After several long minutes—minutes that seemed to stretch on for years—he finally turned and picked up his pack. They needed food if they were going to keep their strength up, and Alan had spied berries across the river. Amanda and Paul had volunteered to get them, to let Alan rest. But he had to do something. Had to get away from them. He’d filled the pack with as many berries and edible plants he could find. It wasn’t enough, but it was better than nothing.

A soft groan drifted by his ear.

Alan froze, and he swore his chest was pumping like one of those cartoon characters Ellie’s kids liked to watch.

Another groan that faded into a whimper.

Not a dinosaur. It sounded…human.

But they were the only humans left alive on the island.

Weren’t they?

Some part of his brain insisted it was a raptor trap. That they’d learned how to mimic a person in distress. But that was impossible, wasn’t it? They didn’t have the vocal range to make that sound. He turned back to the river, looping the strap of his bag—Billy’s lucky strap bag—over his shoulder. His heart skipped a beat.
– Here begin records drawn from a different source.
template <bool BATCH, uint32_t STAGE_WORDS>
__global__ __launch_bounds__(K4_THREADS, k4_waves_per_simd<STAGE_WORDS>()) void k_emit(const uint8_t* __restrict__ src, uint64_t n_total,
                                                     uint32_t , uint16_t* items,
                                                     const uint32_t* __restrict__ nitems_in,
                                                     const uint32_t* __restrict__ ntok_in,
                                                     const ChunkPlan* __restrict__ plan,
                                                     const ChunkCodes* __restrict__ codes,
                                                     const uint64_t* __restrict__ offsets,
                                                     const uint32_t* __restrict__ rtok,
                                                     uint32_t* __restrict__ subidx,
                                                     uint8_t* __restrict__ dst_all,
                                                     const BatchChunk* __restrict__ bchunks,
                                                     const BatchItem* __restrict__ bitems) {
  __shared__ EmitLds<STAGE_WORDS> L;
  uint32_t(&s_stage)[STAGE_WORDS] = L.stage;
  uint32_t(&s_lcode)[288] = L.lcode;
  uint32_t(&s_dcode)[32] = L.dcode;
  uint32_t(&s_tab)[1024] = L.tab;
  uint32_t(&s_wtot)[2][K4_WAVES] = L.wtot;
  uint32_t(&s_rtok)[kSubRegions] = L.rtok;
  static_assert(K4_THREADS == 512, "one table entry per thread and kind");
  constexpr uint32_t kTabLit = 512, kTabLen = 768, kTabDistN = 510;

  const uint32_t t = threadIdx.x, lane = t & 63;
  const uint32_t wave = (uint32_t)__builtin_amdgcn_readfirstlane((int)(t >> 6));
  const uint32_t chunk = blockIdx.x;
  const ChunkPlan P = plan[chunk];
  const uint8_t* csrc;
  uint8_t* dst;
  uint64_t off = offsets[chunk];
  uint32_t n_raw;
  if constexpr (BATCH) {
    const BatchChunk B = bchunks[chunk];
    const BatchItem& I = bitems[B.item >> 1];
    csrc = B.src;
    n_raw = B.n_raw;
    dst = I.dst;
    off += I.shift;
  } else {
    const uint64_t cbase = (uint64_t)chunk * kChunk;
    csrc = src + cbase;
    n_raw = (uint32_t)((n_total - cbase) < (uint64_t)kChunk ? (n_total - cbase) : kChunk);
    dst = dst_all;
  }
  const ChunkCodes& C = codes[chunk];
  uint32_t pre_code = t < 288 ? C.lcode[t] : (t < 320 ? C.dcode[t - 288] : 0u);
  uint32_t pre_rtok = t < kSubRegions ? rtok[(uint64_t)chunk * kSubRegions + t] : 0u;
  const uint32_t pre_ntok = ntok_in[chunk], pre_nit = nitems_in[chunk];
  asm volatile("" : "+v"(pre_code), "+v"(pre_rtok));

  uint32_t* const sub = subidx + (uint64_t)chunk * 2 * kSubRegions;
  if (P.btype == 0) {
    if (t < 2 * kSubRegions) sub[t] = 0;
    uint8_t* o = dst + off;
    if (t == 0) {
      o[0] = (uint8_t)(C.header[0] & 1u);
      o[1] = (uint8_t)(n_raw & 0xFF);
      o[2] = (uint8_t)(n_raw >> 8);
      o[3] = (uint8_t)(~n_raw & 0xFF);
      o[4] = (uint8_t)((~n_raw >> 8) & 0xFF);
    }
    uint8_t* d = o + 5;
    const uint8_t* sp = csrc;
    if (n_raw >= 64) {
      const uint32_t head16 = (uint32_t)((16 - ((uintptr_t)d & 15)) & 15);
      if (t < head16) d[t] = sp[t];
      const uint32_t sft = head16 & 15u, wsel = sft >> 2, bs = sft & 3u;
      const uint32_t nvec = (n_raw - head16) / 16 - (sft ? 1u : 0u);
      const uint4* s4 = reinterpret_cast<const uint4*>(sp);
      uint4* d4 = reinterpret_cast<uint4*>(d + head16);
      for (uint32_t k = t; k < nvec; k += K4_THREADS) {
        const uint4 A = s4[k + (head16 >> 4)], B = sft ? s4[k + (head16 >> 4) + 1] : make_uint4(0, 0, 0, 0);
        uint4 r;
        if (wsel == 0) {
          r.x = __builtin_amdgcn_alignbyte(A.y, A.x, bs); r.y = __builtin_amdgcn_alignbyte(A.z, A.y, bs);
          r.z = __builtin_amdgcn_alignbyte(A.w, A.z, bs); r.w = __builtin_amdgcn_alignbyte(B.x, A.w, bs);
        } else if (wsel == 1) {
          r.x = __builtin_amdgcn_alignbyte(A.z, A.y, bs); r.y = __builtin_amdgcn_alignbyte(A.w, A.z, bs);
          r.z = __builtin_amdgcn_alignbyte(B.x, A.w, bs); r.w = __builtin_amdgcn_alignbyte(B.y, B.x, bs);
        } else if (wsel == 2) {
          r.x = __builtin_amdgcn_alignbyte(A.w, A.z, bs); r.y = __builtin_amdgcn_alignbyte(B.x, A.w, bs);
          r.z = __builtin_amdgcn_alignbyte(B.y, B.x, bs); r.w = __builtin_amdgcn_alignbyte(B.z, B.y, bs);
        } else {
          r.x = __builtin_amdgcn_alignbyte(B.x, A.w, bs); r.y = __builtin_amdgcn_alignbyte(B.y, B.x, bs);
          r.z = __builtin_amdgcn_alignbyte(B.z, B.y, bs); r.w = __builtin_amdgcn_alignbyte(B.w, B.z, bs);
        }
        d4[k] = r;
      }
      const uint32_t done16 = head16 + 16 * nvec;
      if (t < n_raw - done16) d[done16 + t] = sp[done16 + t];
      return;
    }
    const uint32_t head = (uint32_t)((4 - ((uintptr_t)d & 3)) & 3);
    const uint32_t h = head < n_raw ? head : n_raw;
    if (t < h) d[t] = sp[t];
    const uint32_t nd = (n_raw - h) / 4;
    uint32_t* d32 = reinterpret_cast<uint32_t*>(d + h);
    const uint32_t* s32 = reinterpret_cast<const uint32_t*>(sp);
    const uint32_t full_src_words = n_raw / 4;
    for (uint32_t k = t; k < nd; k += K4_THREADS) {
      const uint32_t ob = h + 4 * k;
      const uint32_t w = ob >> 2;
      uint32_t lo = s32[w], hi = 0;
      if ((ob & 3) != 0) {
        if (w + 1 < full_src_words) hi = s32[w + 1];
        else
          for (uint32_t b = 0; b < 4 && 4 * (w + 1) + b < n_raw; ++b) hi |= (uint32_t)sp[4 * (w + 1) + b] << (8 * b);
      }
      d32[k] = __builtin_amdgcn_alignbyte(hi, lo, ob & 3);
    }
    const uint32_t done = h + 4 * nd;
    if (t < n_raw - done) d[done + t] = sp[done + t];
    return;
  }

  const uint32_t sh = (uint32_t)(off & 3);
  const uint32_t nwords = (sh + P.out_bytes + 3) / 4;
  {
    uint4* z = reinterpret_cast<uint4*>(s_stage);
    for (uint32_t k = t; k < (nwords + 2 + 3) / 4 && k < STAGE_WORDS / 4; k += K4_THREADS) z[k] = make_uint4(0, 0, 0, 0);
  }
  if (t < 288) s_lcode[t] = pre_code;
  else if (t < 320) s_dcode[t - 288] = pre_code;
  if (t < kSubRegions) {
    s_rtok[t] = pre_rtok;
    sub[2 * t + 1] = pre_rtok;
  }
  __syncthreads();
  if (t < 256) {
    const uint32_t le = lenlut_entry(t, s_lcode);
    s_tab[kTabLen + t] = (le & 0xFFFFFu) | (le >> 24) * (1u << 20 | 1u << 27);
    s_tab[kTabLit + t] = (pre_code & 0xFFFFu) | (pre_code >> 16) * (1u << 20 | 1u << 27);
  }
  if (t < kTabDistN) {
    const uint32_t sym = dist_symbol_of(t < 256 ? t : (t - 254) << 7);
    const uint32_t dc = s_dcode[sym];
    s_tab[t] = (dc & 0xFFFFu) | ((dc >> 16) << 20) | (((dc >> 16) + dist_extra_of_sym(sym)) << 27);
  } else {
    s_tab[t] = 0;
  }
  {
    uint8_t* sb = reinterpret_cast<uint8_t*>(s_stage) + sh;
    const uint8_t* hb = reinterpret_cast<const uint8_t*>(C.header);
    const uint32_t hbytes = (P.header_bits + 7) / 8;
    for (uint32_t k = t; k < hbytes; k += K4_THREADS) sb[k] = hb[k];
  }
  __syncthreads();

  const uint32_t ntok = pre_ntok;
  const uint32_t nit = pre_nit & ~kItemsSkipped;
  const uint16_t* it = items + (uint64_t)chunk * kChunk;
  if (pre_nit & kItemsSkipped) {
    uint16_t* const wr = items + (uint64_t)chunk * kChunk;
    for (uint32_t pos = t; pos < nit; pos += K4_THREADS) {
      const uint32_t b = csrc[pos];
      wr[pos] = (uint16_t)(kItemTok | ((pos & (kSubBytes - 1)) == 0 ? (b | kItemRegion | ((pos / kSubBytes) << kItemRegionShift)) : b));
    }
    __threadfence_block();
    __syncthreads();
  }
  uint32_t running = 8 * sh + P.header_bits;
  uint32_t buf = 0;
  uint4 q_next = make_uint4(0, 0, 0, 0);
  if (nit) q_next = *reinterpret_cast<const uint4*>(it + t * K4_IPT);
  for (uint32_t b0 = 0; b0 < nit; b0 += K4_THREADS * K4_IPT, buf ^= 1) {
    const uint32_t i0 = b0 + t * K4_IPT;
    const uint4 q = q_next;
    const bool full = b0 + K4_THREADS * K4_IPT <= nit;
    if (b0 + K4_THREADS * K4_IPT < nit) q_next = *reinterpret_cast<const uint4*>(it + i0 + K4_THREADS * K4_IPT);
    const uint32_t qd[K4_IPT / 2] = {q.x, q.y, q.z, q.w};
    uint32_t val[K4_IPT], nb[K4_IPT], mine = 0;
    uint32_t ent[K4_IPT];
#pragma unroll
    for (uint32_t j = 0; j < K4_IPT / 2; ++j) {
      static_assert(kItemHead == 0x100 && kTabLen == kTabLit + 0x100 && kTabLit == 0x200, "a token's low nine bits are its table index");
      static_assert(kItemTok == 0x8000, "bit 15 tells a token's first item from a distance");
      const u16x2 w = __builtin_bit_cast(u16x2, qd[j]);
      const uint32_t itok = (qd[j] & 0x01FF01FFu) | (kTabLit * 0x10001u);
      const u16x2 idist = __builtin_elementwise_min(w, (u16x2)(w >> (uint16_t)7) + (uint16_t)254);
      uint32_t tok = __builtin_bit_cast(uint32_t, __builtin_bit_cast(s16x2, w) >> (int16_t)15);
      asm volatile("" : "+v"(tok));
      const uint32_t idx = (tok & itok) | (~tok & __builtin_bit_cast(uint32_t, idist));
      const uint32_t by = __builtin_bit_cast(uint32_t, (u16x2)(__builtin_bit_cast(u16x2, idx) << (uint16_t)2));
      ent[2 * j] = *reinterpret_cast<const uint32_t*>(reinterpret_cast<const uint8_t*>(s_tab) + (by & 0xFFFFu));
      ent[2 * j + 1] = *reinterpret_cast<const uint32_t*>(reinterpret_cast<const uint8_t*>(s_tab) + (by >> 16));
    }
    asm volatile("" : "+v"(ent[0]), "+v"(ent[1]), "+v"(ent[2]), "+v"(ent[3]), "+v"(ent[4]), "+v"(ent[5]), "+v"(ent[6]), "+v"(ent[7]));
    auto both = [](uint32_t w) { return w & (w << 1) & 0x80008000u; };
    auto sbit = [](uint32_t k) { return (k & 1) ? 15 + k : k; };
    uint32_t starts = (both(q.x) >> 15) | (both(q.y) >> 13) | (both(q.z) >> 11) | (both(q.w) >> 9);
    if (!full) {
      uint32_t left = nit - i0;
      left = i0 < nit ? left : 0u;
#pragma unroll
      for (uint32_t k = 0; k < K4_IPT; ++k) {
        ent[k] = k < left ? ent[k] : 0u;
        starts &= k < left ? ~0u : ~(1u << sbit(k));
      }
    }
    const uint32_t s0 = starts ? (uint32_t)__builtin_ctz(starts) : 32u;
    const bool walk = __ballot((starts & (starts - 1)) != 0) != 0;
    uint32_t off0 = 0;
#pragma unroll
    for (uint32_t k = 0; k < K4_IPT; ++k) {
      const uint32_t en = ent[k];
      const uint32_t dl = en >> 20, n = en >> 27;
      val[k] = (__builtin_amdgcn_ubfe(qd[k / 2], 16 * (k & 1), (n - dl) & 31u) << (dl & 31u)) | (en & 0xFFFFFu);
      nb[k] = n;
      asm volatile("" : "+v"(val[k]), "+v"(nb[k]));
      off0 = s0 == sbit(k) ? mine : off0;
      mine += nb[k];
    }
    uint32_t region0;
    {
      const uint32_t j = (s0 >> 1) & 3u;
      const uint32_t w = j == 0 ? q.x : j == 1 ? q.y : j == 2 ? q.z : q.w;
      region0 = (w >> ((s0 & 16u) + kItemRegionShift)) & 31u;
    }
    const uint32_t incl = wave_incl_add(mine);
    if (lane == 63) s_wtot[buf][wave] = incl;
    __syncthreads();
    uint32_t pre = 0, all = 0;
#pragma unroll
    for (uint32_t w = 0; w < K4_WAVES; ++w) {
      const uint32_t v = s_wtot[buf][w];
      if (w < wave) pre += v;
      all += v;
    }
    const uint32_t pos = running + pre + incl - mine;
    if (walk) {
      const uint4 r = *reinterpret_cast<const uint4*>(it + i0);
      const uint32_t rd[K4_IPT / 2] = {r.x, r.y, r.z, r.w};
      uint32_t pk = pos;
#pragma unroll
      for (uint32_t k = 0; k < K4_IPT; ++k) {
        const uint32_t e = (rd[k / 2] >> (16 * (k & 1))) & 0xFFFFu;
        if ((e & (kItemTok | kItemRegion)) == (kItemTok | kItemRegion) && i0 + k < nit)
          sub[2 * ((e >> kItemRegionShift) & 31u)] = pk - 8 * sh;
        pk += nb[k];
      }
    } else if (starts) {
      sub[2 * region0] = pos + off0 - 8 * sh;
    }
    uint32_t wi = pos >> 5, ab = pos & 31;
    uint64_t acc = 0;
    auto put = [&](uint32_t v32, uint32_t n) {
      acc |= (uint64_t)v32 << ab;
      ab += n;
      if (ab >= 32) {
        atomicOr(&s_stage[wi++], (uint32_t)acc);
        acc >>= 32;
        ab -= 32;
      }
    };
#pragma unroll
    for (uint32_t k = 0; k < K4_IPT; ++k) put(val[k], nb[k]);
    if (ab) atomicOr(&s_stage[wi], (uint32_t)acc);
    running += all;
  }
  __syncthreads();
  if (t < kSubRegions && s_rtok[t] >= ntok) sub[2 * t] = running - 8 * sh;
  if (t == 0) {
    const uint32_t eob = s_lcode[256];
    or_bits(s_stage, running, eob & 0xFFFF);
    const uint32_t endbit = running + (eob >> 16);
    if (!(C.header[0] & 1u)) {
      const uint32_t byte = (endbit + 3 + 7) / 8;
      or_bits(s_stage, 8 * (byte + 2), 0xFFFFull);
    }
  }
  __syncthreads();

  uint8_t* gbase = dst + (off - sh);
  uint32_t* g32 = reinterpret_cast<uint32_t*>(gbase);
  const uint32_t lo_b = sh, hi_b = sh + P.out_bytes;
  for (uint32_t w = t; w < nwords; w += K4_THREADS) {
    const uint32_t v = s_stage[w];
    if (4 * w >= lo_b && 4 * w + 4 <= hi_b) {
      g32[w] = v;
    } else {
#pragma unroll
      for (uint32_t b = 0; b < 4; ++b) {
        const uint32_t idx = 4 * w + b;
        if (idx >= lo_b && idx < hi_b) gbase[idx] = (uint8_t)(v >> (8 * b));
      }
    }
  }
}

Red floated down the river.

Blood.

Run. Run. Get back to the boat and get the heck out of here. But something was telling him to go towards the blood. To see what was going on.

His feet moved on their own accord, taking him into the river despite his brain screaming to leave. At this rate, his heart would fail him at the slightest little jump scare. Maybe that was for the best. He wouldn’t feel razor sharp teeth and claws ripping through him.

Like Billy had.

Alan shook those thoughts away and kept wading. The water came up to his knees, occasionally tainted red with blood.

He rounded a bush and his heart stopped.

A mangled body tangled in the roots of a scrub brush. Most was submerged just under water, but—miraculously—a scraped and cut head with ridiculously short brown curls was held above water by a forked branch.

“Billy.” The word scraped against his throat, raw and full of tears. He surged forward, wrapping one arm around Billy’s torso and gently freeing his head. He curled him forward, until Billy’s forehead was pressed against Alan’s neck. Billy was as tall as Alan, and fit as a racehorse. But adrenaline gave the older man a burst of strength, and he picked him up completely.

Billy’s body was ice cold, and the breath puffing over Alan’s neck was weak. Dangerously weak. But he was alive.